24 Apr 2012

The cupcake is dead, long live the whoopie pie!

Right, a London girls afternoon out must include a trip to The Hummingbird Bakery and the purchase of red velvet cupcakes while secretly hoping you'll bump into Gwyneth and her kids because, hey, you are so cool. But the truth is the cupcake is like the pretty girls most of us used to hate in high school; it’s beautiful but it’s dull.
Yes, I do dare saying it : a cupcake is nothing more than a muffin deprived from what made it good (chocolate chips, fruit chunks, nuts, etc) and on top of which you’ve just added a unreasonable layer of lovely yet boring icing.
On the other hand, a whoopie pie combines the benefits of a cookie, a cake… and even a cupcake. It’s not a double, but a triple rainbow.
For those who don’t know it yet, a whoopie pie is made of two indulgent cookies/mini cakes sandwiched together by marshmallow fluff or other kinds of cream cheese filling / butter cream. Yes, it a kind of evil macaroon, but easier to make.

Classic chocolate whoopie pie

You can change the cookie base or the filling; you can dip them into melted chocolate; you can roll the edges in sprinkles…there is no limit to your imagination. And they taste better than a cupcake.  

By the way, whoopie pies come from the US. The Amish mums used to bake them for their husbands and children who would shout “whoopie!” while discovering them in their lunch boxes.
After cheesecake, whoopie pies… You are probably wondering whether this blog is genuinely going to be about British Baking, hey?  
Actually, I got passionate about all cakes I discovered here in the UK. Compared to French gastronomy, which I find generally quite self centred, British baking culture and gastronomy is a wonderful melting pot of traditional local dishes and foreign influences. As I have eaten only French food for most of my life, I find it very exciting. (As I always say, living abroad is like an everyday small adventure, and embracing local food culture is part of it).
So going back to my point, my blog does is not only inspired by traditional British baking, but also by all the other amazing foods the UK has imported from all over the world.
Whoopie pies, by Sarah Billingsley 
and Amy Treadwell
I did buy my American book about whoopie pies in the US though (a souvenir from my holidays in NYC): Whoopie pies, by Sarah Billingsley and Amy Treadwell.  I think this book is a very good starting point to explore these lovely little treats and you can buy it from amazon.
To be entirely honest, I baked these whoopie pies while cooking dinner and chatting with friends, which resulted in me forgetting altogether to put sugar into the dough. (I’m not very good at doing several things at the same time). You’ll guess what happened next: adding the sugar at the last minute, I over-beat the dough. The whoopie pies were consequently very dry and got renamed by my friends The Chocolate Poopie Pies (which made us laugh all night). But trust me, if you don’t mess up with the recipe, these are amazing!
So if you too want to be as cool and lovely as Gwyneth, stop buying cupcakes and make whoopie pies!

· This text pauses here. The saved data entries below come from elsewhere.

@@ -29,15 +48,20 @@
 
 template <int MSTEPS, int C, bool KL>
 __global__ __launch_bounds__(ATHREADS, 2) void k_fused_all(FusedArgs a) {
-    constexpr int MT = MSTEPS > 4 ? 2 : 1;
-    constexpr int E = MT * 4 * 64;
-    constexpr int NE = MSTEPS * 64;
+    using S = AllShape<MSTEPS, C, KL>;
+    constexpr int MT = S::MT;
+    constexpr int E = S::E;
+    constexpr int NE = S::NE;
+    constexpr int RSTR = S::RSTR;
     constexpr int MSP = (MSTEPS + 1) & ~1;
-    __shared__ double s_red[2][AW * E];
+    constexpr int PR = S::PR;
+    constexpr int TPD = 16 * PR;
+    __shared__ double s_red[2][AW * RSTR];
     __shared__ double s_v[2][E];
     __shared__ double s_x[2][E];
     __shared__ double s_r[2][KL ? E : 1];
-    __shared__ double s_stage[2][C > 0 ? 1 : 768];
+    __shared__ double s_stage[2][S::STG];
+    __shared__ double s_dict[S::LDS_DICT ? ATILES * TPD : 1];
     __shared__ unsigned s_hb[2];
     __shared__ int s_fail;
     const int tid = threadIdx.x, lane = tid & 63;
@@ -66,7 +90,23 @@
     bool nofrag_go = false;
 #endif
     const unsigned ul16 = ul * 16u, ul8 = ul * 8u;
-    auto load_a1 = [&](double (&a1)[MSTEPS], int k) {
+    constexpr int BL = 16 * ((MSTEPS - 1) >> 2) + 4 * ((MSTEPS - 1) & 3);
+    const int rowA = w * AKT * TPD + all_dict_row(4 * (lane & 3) + ((lane & 15) >> 2)) * PR;
+    const int rowB = w * AKT * TPD + all_dict_row(4 * (lane >> 4)) * PR;
+    const double* const dA = s_dict + rowA + (lane >> 4);
+    const double* const dAL = s_dict + rowA + min(lane >> 4, a.M - BL);
+    const double* const dB = s_dict + rowB + (lane & 15);
+    const double* const dBL = s_dict + rowB + min(lane & 15, a.M - 16 * (MT - 1));
+#define LDS_NO_PAIR() asm volatile("" ::: "memory")
+    auto load_a1 = [&](double (&a1)[MSTEPS], int k, auto lds) {
+        if constexpr (decltype(lds)::value) {
+#pragma unroll
+            for (int s = 0; s < MSTEPS; ++s) {
+                a1[s] = (s == MSTEPS - 1 ? dAL : dA)[k * TPD + 16 * (s >> 2) + 4 * (s & 3)];
+                LDS_NO_PAIR();
+            }
+            return;
+        }
 #ifdef EVC_ALL_NOFRAG
         if (nofrag_go) return;
 #endif
@@ -82,7 +122,17 @@
             }
         }
     };
-    auto load_a2 = [&](double (&a2)[MT][4], int k) {
+    auto load_a2 = [&](double (&a2)[MT][4], int k, auto lds) {
+        if constexpr (decltype(lds)::value) {
+#pragma unroll
+            for (int u = 0; u < MT; ++u)
+#pragma unroll
+                for (int r = 0; r < 4; ++r) {
+                    a2[u][r] = (u == MT - 1 ? dBL : dB)[k * TPD + r * PR + 16 * u];
+                    LDS_NO_PAIR();
+                }
+            return;
+        }
 #ifdef EVC_ALL_NOFRAG
         if (nofrag_go) return;
 #endif
@@ -130,6 +180,7 @@
         while (__builtin_amdgcn_s_memtime() - t0 < a.stagger_cycles) __builtin_amdgcn_s_sleep(32);
     }
 
+    auto run = [&](auto lds) __attribute__((always_inline)) {
     for (long tt0 = g - half; tt0 < a.TT; tt0 += a.groups) {
         const long tt = tt0 + half;
         bool valid;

Classic chocolate whoopie pies with cream cheese filling

Ingredients for the whoopies: (for approx 15 assembled whoopie pies, depending on how big you’ll make them)
1 2/3 cups all purpose flour
2/3 cups unsweetened cocoa powder
1 ½ tsp baking soda
½ tsp salt
4 tbsp unsalted butter, at room temperature
4 tablespoons vegetable shortening
1 cup dark brown sugar, packed
1 large egg
1 tsp vanilla extract
1 cup milk
Make the whoopies:
1/ Heat the oven at 210°C and line baking parchment sheets on 2 baking trays.
2/ Sift together the flour, cocoa powder, baking soda, salt.
3/ In a big bowl, beat together (with an electric hand mixer or in the bowl of a stand mixer) the butter, shortening, and brown sugar on low speed first until just combined, then on a higher speed until smooth and fluffy for about 3 min.
4/ Add the egg and vanilla and beat for another 2 min.
5/ Add half of the flour mixture and half of the milk to the batter and beat on low speed until just incorporated (be careful to beat you batter as little as possible to ensure it stays moist). Scrap down the sides of your bowl and add the second half of flour mixture and milk, and beat slowly until completely combined. If you are not sure; you’d better do this with a wooden spoon, and beat everything together until combined.
6/ Using a spoon or a piping bag, drop about 1 tbsp of batter onto one of the prepared baking sheets and repeat spacing them at least 3cm apart. Bake one sheet at a time for approx 10 min each or until the pies spring back when pressed gently.
Remove from the oven and let the cakes cool on the sheet for about 5 min before transferring to a cooling rack to cool completely.

Ingredients for the cream cheese filling:
150g cream cheese, at room temperature
4 tbsp unsalted butter, at room temperature
3 cups icing sugar
1 tsp vanilla extract
Make the cream cheese filling
In a bowl, beat together the cream cheese and butter on low speed until combined. Add the sugar and the vanilla and beat on high speed, at least 4 minutes. The longer, the better! Your filling will be lighter and fluffier.
Assemble the whoopie pies
Drop a generous spoonful of filling on a whoopie, and sandwich another whoopie on top, pressing gently until the filling comes to the edges.

Option Death by chocolate:
You can drop half of each assembled whoopie in melted dark chocolate (or white chocolate). Leave the whoopies to dry on a cooling rack.
Or, roll the edges of the whoopie pies in mini chocolate chunks.

1 comment:

  1. Mmm, they look delicious! When will you bring them to work? ;)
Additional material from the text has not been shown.